This week the Trump administration set off chaos nationwide when it temporarily “paused” all federal grants and loans pending a review of which programs comply with Donald Trump’s policy edicts. The order came down in an unexpected memo issued by the Office of Management and Budget on Monday.
Now OMB has rescinded the memo without comment just as suddenly, less than a day after its implementation was halted by a federal judge. Adding to the pervasive confusion, White House Press Secretary Karoline Leavitt immediately insisted on Wednesday that the funding freeze was still on because Trump’s executive orders on DEI and other prohibited policies remained in place. But there’s no way this actually gets implemented without someone, somewhere, identifying exactly what’s being frozen. So for the moment, it’s safe to say the funding freeze is off.
Why did Team Trump back off this particular initiative so quickly? It’s easy to say the administration was responding to D.C. district judge Loren AliKhan’s injunction halting the freeze. But then again, the administration (and particularly OMB director nominee Russell Vought) has been spoiling for a court fight over the constitutionality of the Impoundment Control Act that the proposed freeze so obviously violated. Surely something else was wrong with the freeze, aside from the incredible degree of chaos associated with its rollout, requiring multiple clarifications of which agencies and programs it affected (which may have been a feature rather than a bug to the initiative’s government-hating designers). According to the New York Times, the original OMB memo, despite its unprecedented nature and sweeping scope, wasn’t even vetted by senior White House officials like alleged policy overlord Stephen Miller.
Democrats have been quick to claim that they helped generate a public backlash to the funding freeze that forced the administration to reverse direction, as Punchbowl News explained even before the OMB memo was rescinded:
“A Monday night memo from the Office of Management and Budget ordering a freeze in federal grant and loan programs sent congressional Republicans scrambling and helped Democrats rally behind a clear anti-Trump message. Senate Minority Leader Chuck Schumer blasted Trump as ‘lawless, destructive, cruel.’
“D.C. senator Patty Murray, the top Democrat on the Appropriations Committee, warned that thousands of federal programs could be impacted, including veterans, law enforcement and firefighters, suicide hotlines, military aid to foreign allies, and more …
“During a Senate Democratic Caucus lunch on Tuesday, Schumer urged his colleagues to make the freeze “relatable” to their constituents back home, a clear play for the messaging upper hand. Schumer also plans on doing several local TV interviews today.”
In other words, the funding freeze looks like a clear misstep for an administration and a Republican Party that were walking very tall after the 47th president’s first week in office, giving Democrats a rare perceived “win.” More broadly, it suggests that once the real-life implications of Trump’s agenda (including his assaults on federal spending and the “deep state”) are understood, his public support is going to drop like Wile E. Coyote with an anvil in his paws.
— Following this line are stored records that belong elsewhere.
## Fuse bin count and scatter into one pass with per-tile piece lists

When records are 32-bit and all jobs have staged float4 points, the grid build now runs one scatter kernel instead of count, scan and scatter. Each tile bins its rows locally, publishes per-bin totals and piece descriptors through global atomics, and writes its rows into tile-local order. The per-bin sort kernel then reassembles each bin from these pieces by binary search, and it clears the double-buffered totals for the next call using an epoch flag. This drops a kernel launch and a pass over the input, at the cost of non-contiguous gather reads, extra atomics and new consistency checks reported through an error word.

```diff
diff --git a/open_pcc_metric_amd/csrc/pccm_api.hip b/open_pcc_metric_amd/csrc/pccm_api.hip
--- a/open_pcc_metric_amd/csrc/pccm_api.hip
+++ b/open_pcc_metric_amd/csrc/pccm_api.hip
@@ -7,6 +7,7 @@
 
 #include <chrono>
 #include <new>
+#include <system_error>
 #include <thread>
 
 #include "pccm_stale.h"
@@ -63,9 +64,10 @@
     const uint32_t e = __atomic_exchange_n(ctx->host_err, 0u, __ATOMIC_RELAXED);
     if (!e) return PCCM_OK;
     results_dropped(ctx);
-    return fail(PCCM_E_STATE, "a search kernel reported an inconsistent state (device error word 0x%x: %s%s%s): the results of this search were "
+    return fail(PCCM_E_STATE, "a search kernel reported an inconsistent state (device error word 0x%x: %s%s%s%s): the results of this search were "
                               "dropped, run it again", e, (e & 1u) ? "the tail launch's wait for its own workgroups ran out; " : "",
-                (e & 2u) ? "a voxel brick contradicts its cell start; " : "", (e & kErrMergeTable) ? "the duplicate table overflowed" : "");
+                (e & 2u) ? "a voxel brick contradicts its cell start; " : "", (e & kErrMergeTable) ? "the duplicate table overflowed; " : "",
+                (e & kErrBinState) ? "the grid build's bin totals contradict its plan" : "");
 }
 
 static hipEvent_t take_event(pccm_ctx *ctx)
@@ -181,10 +183,15 @@
     const size_t part = (bytes / nt + 63) & ~(size_t)63;
     for (int k = 1; k < nt; ++k) {
         const size_t off = (size_t)k * part, len = k + 1 < nt ? part : bytes - off;
-        th[k - 1] = std::thread([=] { memcpy((char *)dst + off, (const char *)src + off, len); });
+        try {
+            th[k - 1] = std::thread([=] { memcpy((char *)dst + off, (const char *)src + off, len); });
+        } catch (const std::system_error &) {
+            memcpy((char *)dst + off, (const char *)src + off, len);
+        }
     }
     memcpy(dst, src, part);
-    for (int k = 1; k < nt; ++k) th[k - 1].join();
+    for (int k = 1; k < nt; ++k)
+        if (th[k - 1].joinable()) th[k - 1].join();
 }
 
 static int pin_ensure(pccm_ctx *ctx, int which, size_t bytes)
diff --git a/open_pcc_metric_amd/csrc/pccm_binplan.h b/open_pcc_metric_amd/csrc/pccm_binplan.h
--- /dev/null
+++ b/open_pcc_metric_amd/csrc/pccm_binplan.h
@@ -0,0 +1,110 @@
+#pragma once
+#include <cstddef>
+#include <cstdint>
+
+namespace pccm {
+
+constexpr int kBinMax = 8192;
+constexpr int kMaxLg = 13;
+constexpr int kGrpBins = 64;
+constexpr int kGrpMax = kBinMax / kGrpBins;
+constexpr int kScatterRegRows = 8;
+constexpr int64_t kMaxTiles = 1024;
+
+constexpr int64_t kBinCursorOff = 0;
+constexpr int64_t kBinBstartOff = kBinCursorOff + 2 * kBinMax;
+constexpr int64_t kBinFineOff = kBinBstartOff + 2 * kBinMax + 2;
+constexpr int64_t kBinCoarseOff = kBinFineOff + 2 * (2 * 2 * (int64_t)kBinMax);
+constexpr int64_t kBinEpochOff = kBinCoarseOff + 2 * 2 * kGrpMax;
+constexpr int64_t kBinFixedWords = kBinEpochOff + 2;
+static_assert(kBinFineOff % 2 == 0 && kBinFixedWords % 2 == 0, "64-bit words behind the fixed part stay aligned");
+
+struct BinKnobs {
+    int64_t tile_rows = 8192;
+    int threads = 1024;
+    int lg = 0;
+    bool scan = false;
+    bool pieces = true;
+};
+
+struct BinJobShape {
+    int64_t n;
+    int64_t tl;
+    int64_t nt;
+    int64_t hoff;
+    int64_t base;
+    int64_t tile0;
+};
+
+struct BinShape {
+    int njobs, lg, nbin, ngrp;
+    int64_t ncells, ntiles, hlen;
+    int64_t state_off, nstate, nscan;
+    bool cur;
+    bool pieces;
+    bool one_pass;
+    int64_t max_nt;
+    int64_t var_off, var_words;
+    size_t bytes;
+    BinJobShape j[2];
+};
+
+inline int binplan_ceil_log2(int64_t v)
+{
+    int l = 0;
+    while ((1ll << l) < v) ++l;
+    return l;
+}
+
+constexpr int64_t kBinScanTile = 256 * 64;
+
+inline int bin_plan(BinShape &S, int njobs, const int64_t n[2], const bool sp[2], int64_t ncells, bool rec32, const BinKnobs &K)
+{
+    S.njobs = njobs;
+    S.ncells = ncells;
+    int lg = binplan_ceil_log2((ncells + kBinMax - 1) / kBinMax);
+    lg = lg < 10 ? 10 : (lg > kMaxLg ? kMaxLg : lg);
+    int64_t nmax = 0;
+    for (int k = 0; k < njobs; ++k) nmax = n[k] > nmax ? n[k] : nmax;
+    while (lg > 6 && (double)nmax * (double)(1ll << lg) / (double)ncells > 2000.0 && ((ncells >> (lg - 1)) + 1) <= kBinMax) --lg;
+    if (K.lg >= 8 && K.lg <= kMaxLg && (ncells >> K.lg) < kBinMax) lg = K.lg;
+    S.lg = lg;
+    const int64_t nbin = (ncells + (1ll << lg) - 1) >> lg;
+    S.nbin = (int)nbin;
+    S.ngrp = (int)((nbin + kGrpBins - 1) / kGrpBins);
+    if (nbin > kBinMax) return -1;
+    S.ntiles = 0;
+    S.max_nt = 0;
+    bool all_sp = njobs > 0, one_pass = true;
+    for (int k = 0; k < 2; ++k) {
+        BinJobShape &d = S.j[k];
+        d.n = k < njobs ? n[k] : 0;
+        int64_t nt = (d.n + K.tile_rows - 1) / K.tile_rows;
+        if (nt > kMaxTiles) nt = kMaxTiles;
+        d.nt = nt;
+        d.tl = nt > 0 ? ((d.n + nt - 1) / nt + 255) / 256 * 256 : 256;
+        if (nt > 0) d.nt = (d.n + d.tl - 1) / d.tl;
+        d.hoff = nbin * S.ntiles;
+        d.tile0 = S.ntiles;
+        d.base = k == 0 ? 0 : S.j[0].n;
+        if (k < njobs) {
+            S.ntiles += d.nt;
+            S.max_nt = d.nt > S.max_nt ? d.nt : S.max_nt;
+            all_sp = all_sp && sp[k];
+            one_pass = one_pass && d.tl <= (int64_t)kScatterRegRows * K.threads;
+        }
+    }
+    S.hlen = nbin * S.ntiles;
+    S.nscan = (S.hlen + 1 + kBinScanTile - 1) / kBinScanTile;
+    S.nstate = S.nscan + 1;
+    S.state_off = (S.hlen + 2) / 2 * 2;
+    S.cur = !K.scan;
+    S.pieces = S.cur && K.pieces && rec32 && all_sp && S.ntiles > 0;
+    S.one_pass = S.pieces && one_pass;
+    S.var_off = kBinFixedWords;
+    S.var_words = (S.cur && K.pieces && rec32) ? 2 * S.hlen : S.hlen;
+    S.bytes = S.cur ? (size_t)(S.var_off + S.var_words) * sizeof(uint32_t) : (size_t)S.state_off * sizeof(uint32_t) + (size_t)S.nstate * 8;
+    return 0;
+}
+
+}
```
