__global__ __launch_bounds__(VAE_NT) void k_decoder_bwd(int b, int L, int geco, real inv_bglobal,
                                                            const real* __restrict__ state,
                                                            const real* __restrict__ th_dec,
                                                            const real* __restrict__ images,
                                                            const real* __restrict__ zg, const real* __restrict__ h0g,
                                                            const real* __restrict__ a1g, const real* __restrict__ a2g,
                                                            const real* __restrict__ recon, real* __restrict__ zbar,
                                                            real* __restrict__ part) {
    extern __shared__ __align__(16) real smem[];
    const DecOff od = dec_off(L);
    real* w = smem;
    real* g = w + L * 128;
    real* We1 = g + od.n;
    real* We2 = We1 + UpC1::NWE;
    real* We3 = We2 + UpC2::NWE;
    real* gWe1 = We3 + UpC3::NWE;
    real* gWe2 = gWe1 + UpC1::NWE;
    real* gWe3 = gWe2 + UpC2::NWE;
    real* z = gWe3 + UpC3::NWE;
    real* h0 = z + 64;
    real* a1 = h0 + 128;
    real* a2 = a1 + 512;
    real* d3 = a2 + 1568;
    real* d2 = d3 + 784;
    real* d1 = d2 + 1568;
    real* dh0 = d1 + 512;
    real* scratch = dh0 + 128;
    lds_copy_in(w, th_dec + od.dw, L * 128);
    lds_zero(g, od.n);
    lds_zero(gWe1, DEC_NWE);
    lds_copy_in(scratch, th_dec + od.c1w, od.n - od.c1w);
    __syncthreads();
    UpC1::build_weff(scratch, We1);
    UpC2::build_weff(scratch + (od.c2w - od.c1w), We2);
    UpC3::build_weff(scratch + (od.c3w - od.c1w), We3);
    const real gscale = (geco ? state[SVGP_ST_LAGRANGE] * inv_bglobal : real(1)) / real(784);
    for (int n = blockIdx.x; n < b; n += gridDim.x) {
        __syncthreads();
        lds_copy_in(z, zg + (size_t)n * L, L);
        lds_copy_in(h0, h0g + (size_t)n * 128, 128);
        lds_copy_in(a1, a1g + (size_t)n * 512, 512);
        lds_copy_in(a2, a2g + (size_t)n * 1568, 1568);
        for (int i = threadIdx.x; i < 784; i += blockDim.x) {
            const real o = recon[(size_t)n * 784 + i];
            d3[i] = real(2) * gscale * (o - images[(size_t)n * 784 + i]) * elu_grad_from_out(o);
        }
        __syncthreads();
        UpC3::bwd_weight_mfma(a2, d3, gWe3, g + od.c3b, scratch);
        UpC3::bwd_data_valu(d3, We3, d2);
        __syncthreads();
        for (int i = threadIdx.x; i < 1568; i += blockDim.x) d2[i] *= elu_grad_from_out(a2[i]);
        __syncthreads();
        UpC2::bwd_weight_valu(a1, d2, gWe2, g + od.c2b, scratch);
        UpC2::bwd_data_mfma(d2, We2, d1);
        __syncthreads();
        for (int i = threadIdx.x; i < 512; i += blockDim.x) d1[i] *= elu_grad_from_out(a1[i]);
        __syncthreads();
        UpC1::bwd_weight_mfma(h0, d1, gWe1, g + od.c1b, scratch);
        UpC1::bwd_data_mfma(d1, We1, dh0);
        __syncthreads();
        for (int o = threadIdx.x; o < L * 128; o += blockDim.x) g[od.dw + o] += z[o / 128] * dh0[o % 128];
        if (threadIdx.x < 128) g[od.db + threadIdx.x] += dh0[threadIdx.x];
        {
            const int i = threadIdx.x >> 3, part8 = threadIdx.x & 7;
            real acc = 0;
            if (i < L)
                for (int j = part8; j < 128; j += 8) acc += dh0[j] * w[i * 128 + j];
            acc += __shfl_xor(acc, 1, 64);
            acc += __shfl_xor(acc, 2, 64);
            acc += __shfl_xor(acc, 4, 64);
            if (i < L && part8 == 0) zbar[(size_t)n * L + i] = acc;
        }
    }
    __syncthreads();
    UpC1::fold_grad(gWe1, g + od.c1w);
    UpC2::fold_grad(gWe2, g + od.c2w);
    UpC3::fold_grad(gWe3, g + od.c3w);
    __syncthreads();
    lds_copy_out(part + (size_t)blockIdx.x * od.n, g, od.n);
}

template <bool PRE>
__global__ __launch_bounds__(VAE_NT) void k_decoder_bwd_data(DecBwdDataArgs a) {
    extern __shared__ __align__(16) real smem[];
    decoder_bwd_data_images<PRE>(a, blockIdx.x, gridDim.x, smem);
}

template <int NT>
__global__ __launch_bounds__(NT) void k_decoder_bwd_weights(DecWgradArgs a) {
    extern __shared__ __align__(16) real smem[];
    decoder_wgrad_rider<NT>(a, blockIdx.x, smem);
}

struct KmScatter {
    int n_blocks, M, n_obj, n_gp_part, train_gp, train_ov;
    const real* aux; const real* d_on; const real* part_gp;
    real* d_ov; real* d_ls; real* d_amp;
};

__global__ __launch_bounds__(SVGP_BLOCK) void k_grad_reduce(int n_part, int n_enc, int n_dec, int nb_enc, int nb_dec,
                                                            int n_post, int b, const real* __restrict__ part_enc,
                                                            const real* __restrict__ part_dec,
                                                            const real* __restrict__ part_sums,
                                                            const real* __restrict__ tit_rowsum,
                                                            real* __restrict__ grad, real* __restrict__ sums,
                                                            KmScatter ks, int blk0) {
    __shared__ real s[16][17];
    __shared__ real red[16];
    const int bid = (int)blockIdx.x + blk0;
    if (bid > nb_enc + nb_dec) {
        svgp_km_scatter_block(bid - (nb_enc + nb_dec + 1), ks.n_blocks, b, ks.M, ks.n_obj, ks.aux, ks.n_gp_part,
                              ks.train_gp, ks.train_ov, ks.d_on, ks.part_gp, ks.d_ov, ks.d_ls, ks.d_amp);
        return;
    }
    if (bid == nb_enc + nb_dec) {
        real l3 = 0, ce = 0, sq = 0;
        for (int i = threadIdx.x; i < n_part; i += blockDim.x) sq += part_sums[i * 4 + 2];
        const real* pp = part_sums + (size_t)n_part * 4;
        for (int i = threadIdx.x; i < n_post; i += blockDim.x) { l3 += pp[i * 2]; ce += pp[i * 2 + 1]; }
        l3 = block_sum(l3, red);
        ce = block_sum(ce, red);
        sq = block_sum(sq, red);
        if (threadIdx.x == 0) {
            sums[0] = l3; sums[1] = ce; sums[2] = sq; sums[3] = (real)b;
            sums[4] = tit_rowsum ? *tit_rowsum : real(0);
            sums[5] = 0; sums[6] = 0; sums[7] = 0;
        }
        return;
    }
    const bool enc = bid < nb_enc;
    const int n = enc ? n_enc : n_dec, blk = enc ? bid : bid - nb_enc;
    const real* part = enc ? part_enc : part_dec;
    real* out = enc ? grad : grad + n_enc;
    const int il = threadIdx.x & 15, ch = threadIdx.x >> 4;
    const int i = blk * 16 + il;
    real acc = 0;
    if (i < n) {
#pragma unroll 4
        for (int wq = ch; wq < n_part; wq += 16) acc += part[(size_t)wq * n + i];
    }
    s[ch][il] = acc;
    __syncthreads();
    if (ch == 0 && i < n) {
        real t = 0;
#pragma unroll
        for (int c = 0; c < 16; ++c) t += s[c][il];
        out[i] = t;
    }
}

template <typename F>
int set_dyn_lds(F kernel, size_t bytes) {
    SVGP_CHECK_HIP(hipFuncSetAttribute(reinterpret_cast<const void*>(kernel),
                                       hipFuncAttributeMaxDynamicSharedMemorySize, (int)bytes));
    return SVGP_OK;
}

}

#define GET_LAYOUTS()                                          \
    svgp_mnist_param_layout pl;                                \
    svgp_mnist_ws_layout wl;                                   \
    {                                                          \
        int rc_ = svgp_mnist_param_layout_get(c, &pl);         \
        if (rc_) return rc_;                                   \
        rc_ = svgp_mnist_ws_layout_get(c, &wl);                \
        if (rc_) return rc_;                                   \
    }

static int encoder_fwd_impl(const svgp_mnist_cfg* c, const double* theta, const double* images, const double* aux,
                            double* ws, void* stream) {
    GET_LAYOUTS();
    SVGP_REQUIRE(theta && images && ws, SVGP_ERR_INVALID, "NULL device pointer");
    const size_t lds = (size_t)(pl.n_enc + 784 + 1352 + 288 + 32) * sizeof(real);
    int rc = set_dyn_lds(k_encoder_fwd, lds);
    if (rc) return rc;
    const int n_img = svgp_n_part(c);
    SvgpKernArgs ka;
    memset(&ka, 0, sizeof(ka));
    int n_km = 0;
    if (aux) {
        ka = svgp_make_kern_args(c, pl, theta, aux);
        const long long nel = (long long)c->b * c->m + (long long)c->m * c->m + c->b;
        n_km = (int)((nel + VAE_NT - 1) / VAE_NT);
    }
    hipLaunchKernelGGL(k_encoder_fwd, dim3(n_img + n_km + (aux ? 1 : 0)), dim3(VAE_NT), lds, (hipStream_t)stream, c->b, c->L,
                       c->clip_qs, theta, images, ws + wl.enc_a1, ws + wl.enc_a2, ws + wl.enc_a3, ws + wl.qnet_mu,
                       ws + wl.qnet_var_raw, ws + wl.qnet_var, n_img, ka, ws + wl.K, ws + wl.Kn, ws + wl.knn, n_km,
                       theta + pl.n_enc, ws + wl.dec_weff);
    SVGP_LAUNCH_CHECK();
    return SVGP_OK;
}

extern "C" int svgp_mnist_encoder_fwd(const svgp_mnist_cfg* c, const double* theta, const double* images, double* ws,
                                      void* stream) {
    return encoder_fwd_impl(c, theta, images, nullptr, ws, stream);
}

extern "C" int svgp_mnist_encoder_kernel_matrix_fwd(const svgp_mnist_cfg* c, const double* theta, const double* images,
                                                    const double* aux, double* ws, void* stream) {
    SVGP_REQUIRE(aux, SVGP_ERR_INVALID, "NULL device pointer");
    return encoder_fwd_impl(c, theta, images, aux, ws, stream);
}

extern "C" int svgp_mnist_encoder_bwd(const svgp_mnist_cfg* c, const double* theta, const double* images, double* ws,
                                      void* stream) {
    GET_LAYOUTS();
    SVGP_REQUIRE(theta && images && ws, SVGP_ERR_INVALID, "NULL device pointer");
    const size_t lds = (size_t)enc_bwd_lds((int)pl.n_enc) * sizeof(real);
    int rc = set_dyn_lds(k_encoder_bwd, lds);
    if (rc) return rc;
    hipLaunchKernelGGL(k_encoder_bwd, dim3(svgp_n_part(c)), dim3(VAE_NT), lds, (hipStream_t)stream,
                       svgp_make_enc_bwd_args(c, wl, theta, images, ws));
    SVGP_LAUNCH_CHECK();
    return SVGP_OK;
}

static int decoder_fwd_impl(const svgp_mnist_cfg* c, const double* theta, const double* images, double* ws, bool pre, void* stream) {
    GET_LAYOUTS();
    SVGP_REQUIRE(theta && images && ws, SVGP_ERR_INVALID, "NULL device pointer");
    const int64_t n_dec = pl.n_vae - pl.n_enc;
    const size_t lds = (size_t)(n_dec + 64 + 128 + 512 + 1568 + 784 + 16 + DEC_NWE) * sizeof(real);
    int rc = pre ? set_dyn_lds(k_decoder_fwd<true>, lds) : set_dyn_lds(k_decoder_fwd<false>, lds);
    if (rc) return rc;
#define DEC_FWD_ARGS c->b, c->L, theta + pl.n_enc, images, ws + wl.z, ws + wl.dec_h0, ws + wl.dec_a1, ws + wl.dec_a2, ws + wl.recon, \
                     ws + wl.part_sums, ws + wl.dec_weff
    if (pre) hipLaunchKernelGGL(k_decoder_fwd<true>, dim3(svgp_n_part(c)), dim3(VAE_NT), lds, (hipStream_t)stream, DEC_FWD_ARGS);
    else hipLaunchKernelGGL(k_decoder_fwd<false>, dim3(svgp_n_part(c)), dim3(VAE_NT), lds, (hipStream_t)stream, DEC_FWD_ARGS);
#undef DEC_FWD_ARGS
    SVGP_LAUNCH_CHECK();
    return SVGP_OK;
}
extern "C" int svgp_mnist_decoder_fwd(const svgp_mnist_cfg* c, const double* theta, const double* images, double* ws,
                                      void* stream) {
    return decoder_fwd_impl(c, theta, images, ws, false, stream);
}
extern "C" int svgp_mnist_decoder_fwd_pre(const svgp_mnist_cfg* c, const double* theta, const double* images, double* ws,
                                          void* stream) {
    return decoder_fwd_impl(c, theta, images, ws, true, stream);
}

extern "C" int svgp_mnist_decoder_bwd(const svgp_mnist_cfg* c, const double* theta, const double* images, double* ws,
                                      const double* state, void* stream) {
    GET_LAYOUTS();
    SVGP_REQUIRE(theta && images && ws && state, SVGP_ERR_INVALID, "NULL device pointer");
    const int64_t n_dec = pl.n_vae - pl.n_enc;
    const size_t lds = (size_t)(c->L * 128 + n_dec + 2 * DEC_NWE + 64 + 128 + 512 + 1568 + 784 + 1568 + 512 + 128 + VAE_SCRATCH) * sizeof(real);
    if (lds > SVGP_LDS_MAX_BYTES) {
        int rc = svgp_mnist_decoder_bwd_data(c, theta, images, ws, state, stream);
        if (rc) return rc;
        return svgp_mnist_decoder_bwd_weights(c, images, ws, state, 256, 3, stream);
    }
    int rc = set_dyn_lds(k_decoder_bwd, lds);
    if (rc) return rc;
    hipLaunchKernelGGL(k_decoder_bwd, dim3(svgp_n_part(c)), dim3(VAE_NT), lds, (hipStream_t)stream, c->b, c->L,
                       c->geco, 1.0 / (double)c->b_global, state, theta + pl.n_enc, images, ws + wl.z, ws + wl.dec_h0,
                       ws + wl.dec_a1, ws + wl.dec_a2, ws + wl.recon, ws + wl.zbar, ws + wl.part_dec);
    SVGP_LAUNCH_CHECK();
    return SVGP_OK;
}

svgp_vae::DecBwdDataArgs svgp_make_dec_bwd_data_args(const svgp_mnist_cfg* c, const svgp_mnist_ws_layout& wl, const double* theta,
                                                     const double* images, double* ws, const double* state) {
    svgp_mnist_param_layout pl;
    svgp_mnist_param_layout_get(c, &pl);
    DecBwdDataArgs a;
    a.b = c->b; a.L = c->L; a.geco = c->geco; a.inv_bglobal = 1.0 / (double)c->b_global;
    a.state = state; a.th_dec = theta + pl.n_enc; a.images = images; a.a1g = ws + wl.dec_a1; a.a2g = ws + wl.dec_a2;
    a.recon = ws + wl.recon; a.d2g = ws + wl.dec_d2; a.d1g = ws + wl.dec_d1; a.dh0g = ws + wl.dec_dh0; a.zbar = ws + wl.zbar;
    a.weff = ws + wl.dec_weff;
    return a;
}
static int decoder_bwd_data_impl(const svgp_mnist_cfg* c, const double* theta, const double* images, double* ws,
                                 const double* state, bool pre, void* stream) {
    GET_LAYOUTS();
    SVGP_REQUIRE(theta && images && ws && state, SVGP_ERR_INVALID, "NULL device pointer");
    const int64_t n_dec = pl.n_vae - pl.n_enc;
    const size_t lds = (size_t)dec_bwd_data_lds(c->L, (int)n_dec, pre) * sizeof(real);
    int rc = pre ? set_dyn_lds(k_decoder_bwd_data<true>, lds) : set_dyn_lds(k_decoder_bwd_data<false>, lds);
    if (rc) return rc;
    const DecBwdDataArgs a = svgp_make_dec_bwd_data_args(c, wl, theta, images, ws, state);
    if (pre) hipLaunchKernelGGL(k_decoder_bwd_data<true>, dim3(svgp_n_part(c)), dim3(VAE_NT), lds, (hipStream_t)stream, a);
    else hipLaunchKernelGGL(k_decoder_bwd_data<false>, dim3(svgp_n_part(c)), dim3(VAE_NT), lds, (hipStream_t)stream, a);
    SVGP_LAUNCH_CHECK();
    return SVGP_OK;
}
extern "C" int svgp_mnist_decoder_bwd_data(const svgp_mnist_cfg* c, const double* theta, const double* images, double* ws,
                                           const double* state, void* stream) {
    return decoder_bwd_data_impl(c, theta, images, ws, state, false, stream);
}
extern "C" int svgp_mnist_decoder_bwd_data_pre(const svgp_mnist_cfg* c, const double* theta, const double* images, double* ws,
                                               const double* state, void* stream) {
    return decoder_bwd_data_impl(c, theta, images, ws, state, true, stream);
}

If that doesn’t bother Trump or his disruptive sidekick, Elon Musk, it could bother some of the GOP members of Congress expected to implement the legislative elements of the MAGA to-do list for 2025.
It’s far too early, however, to imagine that the chaos machine humming along at 1600 Pennsylvania Avenue will fall silent even for a moment. OMB could very well issue a new funding-freeze memo the minute the injunction stopping the original one expires next week. If that doesn’t happen, there could be new presidential executive orders (like the ones that suspended certain foreign-aid programs and energy subsidies) and, eventually, congressional legislation. Democrats and Trump-skeptical Republicans will need to stay on their toes to keep up with this administration’s schemes and its willingness to shatter norms.
It’s true, nonetheless, that the electorate that lifted Trump to the White House for the second time almost surely wasn’t voting to sharply cut, if not terminate, the host of popular federal programs that appeared to be under the gun when OMB issued its funding freeze memo. Sooner or later the malice and the fiscal math that led to this and other efforts to destroy big areas of domestic governance will become hard to deny and impossible to rescind.